SQLite

SQLite is the first native backend. It is implemented in Rust with sqlx and exposed to Python as the db+sqlite fsspec protocol.

Construction

import fsspec

fs = fsspec.filesystem("db+sqlite", database="app.db")

database can be a filesystem path, :memory:, or a SQLite URL such as sqlite:///tmp/app.db.

You can also construct the class directly:

from fsspec_db import SQLiteDatabaseFileSystem

fs = SQLiteDatabaseFileSystem(database="app.db")

Reading Metadata

fs.ls("/", detail=False)
fs.ls("/main", detail=False)
fs.info("/main/users")
fs.info("/main/users/columns/id")

The backend introspects:

  • schemas from PRAGMA database_list;

  • tables and views from sqlite_master;

  • columns from PRAGMA table_info;

  • indexes from PRAGMA index_list and PRAGMA index_info;

  • primary keys and foreign keys from PRAGMA table_info and PRAGMA foreign_key_list.

Relation lookups check only the requested relation and count rows only for that relation. Schema listings do not count every table.

Reading Data

import pyarrow.ipc as ipc

with ipc.open_stream(fs.cat_file("/main/users.arrow")) as reader:
    table = reader.read_all()

table = fs.query("SELECT id, name FROM users WHERE id > ?", [0])

The native path releases the Python GIL while SQLite I/O is running.

Writing Arrow IPC

Warning

Overwrite writes replace the table contents. open(path, "wb"), default pipe_file, and default put_file delete existing rows inside the write transaction before inserting the incoming rows. Use "ab" or mode="append" to preserve existing rows.

import pyarrow as pa
import pyarrow.ipc as ipc

table = pa.table({"name": ["ada"], "score": [1.0]})
sink = pa.BufferOutputStream()
with ipc.new_stream(sink, table.schema) as writer:
    writer.write_table(table)

with fs.open("/main/users.arrow", "ab") as file:
    file.write(sink.getvalue().to_pybytes())

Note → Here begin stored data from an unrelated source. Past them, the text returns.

# bark-simulator/planner-miqp

Measured on AMD Instinct MI355X. Metric: MIQP solves/sec to 1% gap, 2-agent x 20-step x 32-region, higher is better.
Workload: dtype f64

## Files before the change

### include/miqp_gpu.h

```cpp
#ifndef MIQP_GPU_H
#define MIQP_GPU_H

#include "miqp_types.h"

#ifdef __cplusplus
extern "C" {
#endif

typedef struct miqp_solver miqp_solver_t;

typedef struct miqp_solver_opts {
  int precision;
  int device;
  int nodes_per_round;
  int max_open_nodes;
  double gap_override;
  int verbose;
} miqp_solver_opts;

miqp_solver_t* miqp_solver_create(const miqp_solver_opts* opts);
void miqp_solver_destroy(miqp_solver_t* s);

int miqp_solver_set_params(miqp_solver_t* s, const miqp_model_params_c* p);

int miqp_solver_load_dat(miqp_solver_t* s, const char* path);

int miqp_solver_override_settings(miqp_solver_t* s, double max_solution_time, double relative_mip_gap_tolerance);

int miqp_solver_set_warmstart(miqp_solver_t* s, const miqp_raw_results_c* start, int warmstart_type);

int miqp_solver_solve(miqp_solver_t* s, double timestamp);

int miqp_solver_solve_batch(miqp_solver_t* const* solvers, int n, int* statuses);

int miqp_solver_solve_stream(miqp_solver_t* const* solvers, int n, int inflight, int* statuses);

int miqp_solver_solve_batch_multi(miqp_solver_t* const* solvers, int n, int gpus, int* statuses);

typedef int (*miqp_exchange_fn)(void* user, int op, void* buf, int count, int root);
int miqp_solver_solve_split(miqp_solver_t* s, double timestamp, int world, int rank, miqp_exchange_fn exchange, void* user);

int miqp_comm_unique_id(char* out128);
int miqp_comm_init(int world, int rank, const char* id128, int device);
int miqp_comm_finalize(void);
int miqp_solver_solve_split_rccl(miqp_solver_t* s, double timestamp);
int miqp_comm_selftest(miqp_exchange_fn exchange, void* user, int world, int rank);

int miqp_solver_split_roots(const miqp_solver_t* s, int world, int rank, int* root_of_pair, int* index, int* value, int cap, int* nroots_out, int* ncombos_out);

int miqp_solver_raw_sizes(const miqp_solver_t* s, int* out4);
int miqp_solver_lift_tables(const miqp_solver_t* s, double* out, int cap);

int miqp_solver_get_results(const miqp_solver_t* s, miqp_raw_results_c* out);

int miqp_solver_materialize_results(miqp_solver_t* const* solvers, int n, int threads);

int miqp_solver_get_properties(const miqp_solver_t* s, miqp_solution_properties_c* out);

int miqp_solver_get_dims(const miqp_solver_t* s, int* out6);

int miqp_solver_export_lp(const miqp_solver_t* s, const char* path);

int miqp_solver_write_dat(const miqp_solver_t* s, const char* path);

int miqp_solver_write_solution(const miqp_solver_t* s, const char* path);

int miqp_solver_write_mst(const miqp_solver_t* s, const char* path);

int miqp_solver_read_mst(miqp_solver_t* s, const char* path);

int miqp_solver_solve_fixed(miqp_solver_t* s, const miqp_raw_results_c* fixed, miqp_raw_results_c* out,
                            double* objective, int* iterations);

int miqp_solver_last_timing(const miqp_solver_t* s, double* out6);

int miqp_solver_last_active_set(const miqp_solver_t* s, double* out8);

int miqp_solver_last_fixed_route(const miqp_solver_t* s);

int miqp_solver_solve_fixed_batch(miqp_solver_t* s, const miqp_raw_results_c* const* fixed, int n, miqp_fixed_result_c* out, int* best);

int miqp_solver_fixed_batch_record(miqp_solver_t* s, int k, miqp_raw_results_c* out);

int miqp_gpu_fixed_result_size(void);
int miqp_gpu_fixed_batch_chunk(void);

int miqp_solver_set_pool(miqp_solver_t* s, int capacity);
int miqp_solver_pool_count(const miqp_solver_t* s);
int miqp_solver_pool_found(const miqp_solver_t* s, double* obj, int cap);
int miqp_solver_pool_solve(miqp_solver_t* s, miqp_fixed_result_c* out, int cap);
int miqp_solver_pool_record(miqp_solver_t* s, int k, miqp_raw_results_c* out);
int miqp_gpu_pool_max(void);

int miqp_solver_set_pool_filter(miqp_solver_t* s, int families);
int miqp_gpu_pool_signature(int cars, int steps, int obstacles, int families, const signed char* decisions, signed char* out, int len);
int miqp_solver_pool_signature(const miqp_solver_t* s, const miqp_raw_results_c* rec, int families, signed char* out, int cap);
int miqp_solver_pool_found_decisions(const miqp_solver_t* s, int k, signed char* out, int cap);

int miqp_solver_solve_fixed_multi(miqp_solver_t* const* solvers, int n, const miqp_raw_results_c* const* fixed, const int* first, miqp_fixed_result_c* out, int* best);
int miqp_solver_pool_solve_multi(miqp_solver_t* const* solvers, int n, miqp_fixed_result_c* out, int cap, int* counts);

int miqp_gpu_has_active_set(int num_cars, int num_steps);

int miqp_solver_launch_plan(const miqp_solver_t* s, int bc, int overlap, int par, const int* cls_n3, int cus, double free_gb, int flags, int* out, int cap);

int miqp_solver_last_setup(const miqp_solver_t* s, double* out3);

int miqp_solver_last_admission(const miqp_solver_t* s, double* out1);

const char* miqp_solver_last_error(const miqp_solver_t* s);


int miqp_fraction_parameters(int nr_regions, float max_velocity_fitting, double* out);
int miqp_fitting_polynomial_parameters(int nr_regions, float max_velocity_fitting, float min_velocity_fitting, double* out);
int miqp_mean_angles(const double* fraction_parameters, int nr_regions, double* out);
int miqp_limits_per_region(const double* fraction_parameters, int nr_regions, float long_min, float long_max, float lat_min, float lat_max,
                           double* min_x, double* max_x, double* min_y, double* max_y);
int miqp_calculate_region_idx(const double* fraction_parameters, int nr_regions, float vx, float vy, int* out);
int miqp_reserve_neighbor_regions(int* row, int nr_regions, int expansions);
int miqp_calculate_possible_regions(const double* fraction_parameters, int nr_regions, const double* theta_ref, int n, int* flags);
int miqp_reference_trajectory(const double* ref_xy, int n_ref, const double* state5, double dt, int num_points, double line_interp_inc, double vel_desired,
                              double delta_s_desired, double acc_lat_max, int vel_curve_dep, double* out);
int miqp_update_car(const double* settings12, const double* fraction_parameters, const double* initial_state6, const double* ref_xy, int n_ref, double desired_velocity,
                    double delta_s_desired, double timestep, int track_reference_positions, int is_ego, int num_cars, double* ref4N, int* possible_region, double* weights8);
int miqp_calculate_warmstart(const miqp_raw_results_c* last, miqp_raw_results_c* out, double ts, double minimum_region_change_speed);
int miqp_plan(miqp_solver_t* s, miqp_model_params_c* p, int* initial_region, int* possible_region, const miqp_raw_results_c* warmstart,
              int warmstart_type, double timestamp, int* status_out);
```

"ab" appends rows. "wb" truncates the table with DELETE FROM inside the same transaction, then inserts rows.

Writing Parquet

import pyarrow as pa
import pyarrow.parquet as pq

pq.write_table(pa.table({"name": ["grace"], "score": [2.0]}), "rows.parquet")
fs.put_file("rows.parquet", "/main/users.parquet")

put_file truncates by default. Pass mode="append" to append:

fs.put_file("rows.parquet", "/main/users.parquet", mode="append")

Type Handling

SQLite values are converted into Arrow arrays with a small affinity mapper. Query results use declared column metadata plus observed non-null runtime value types, so NULL-first and mixed numeric expression columns can still produce numeric Arrow arrays.

SQLite value/type

Arrow type

boolean-like

bool

integer-like

int64

real/float/double

float64

blob/binary

binary

everything else

utf8

For writes, Arrow Null columns bind SQLite NULL. Temporal arrays are bound as integer epoch values. When a query produces mixed SQLite runtime types in one expression column, cast explicitly in SQL for predictable Arrow output.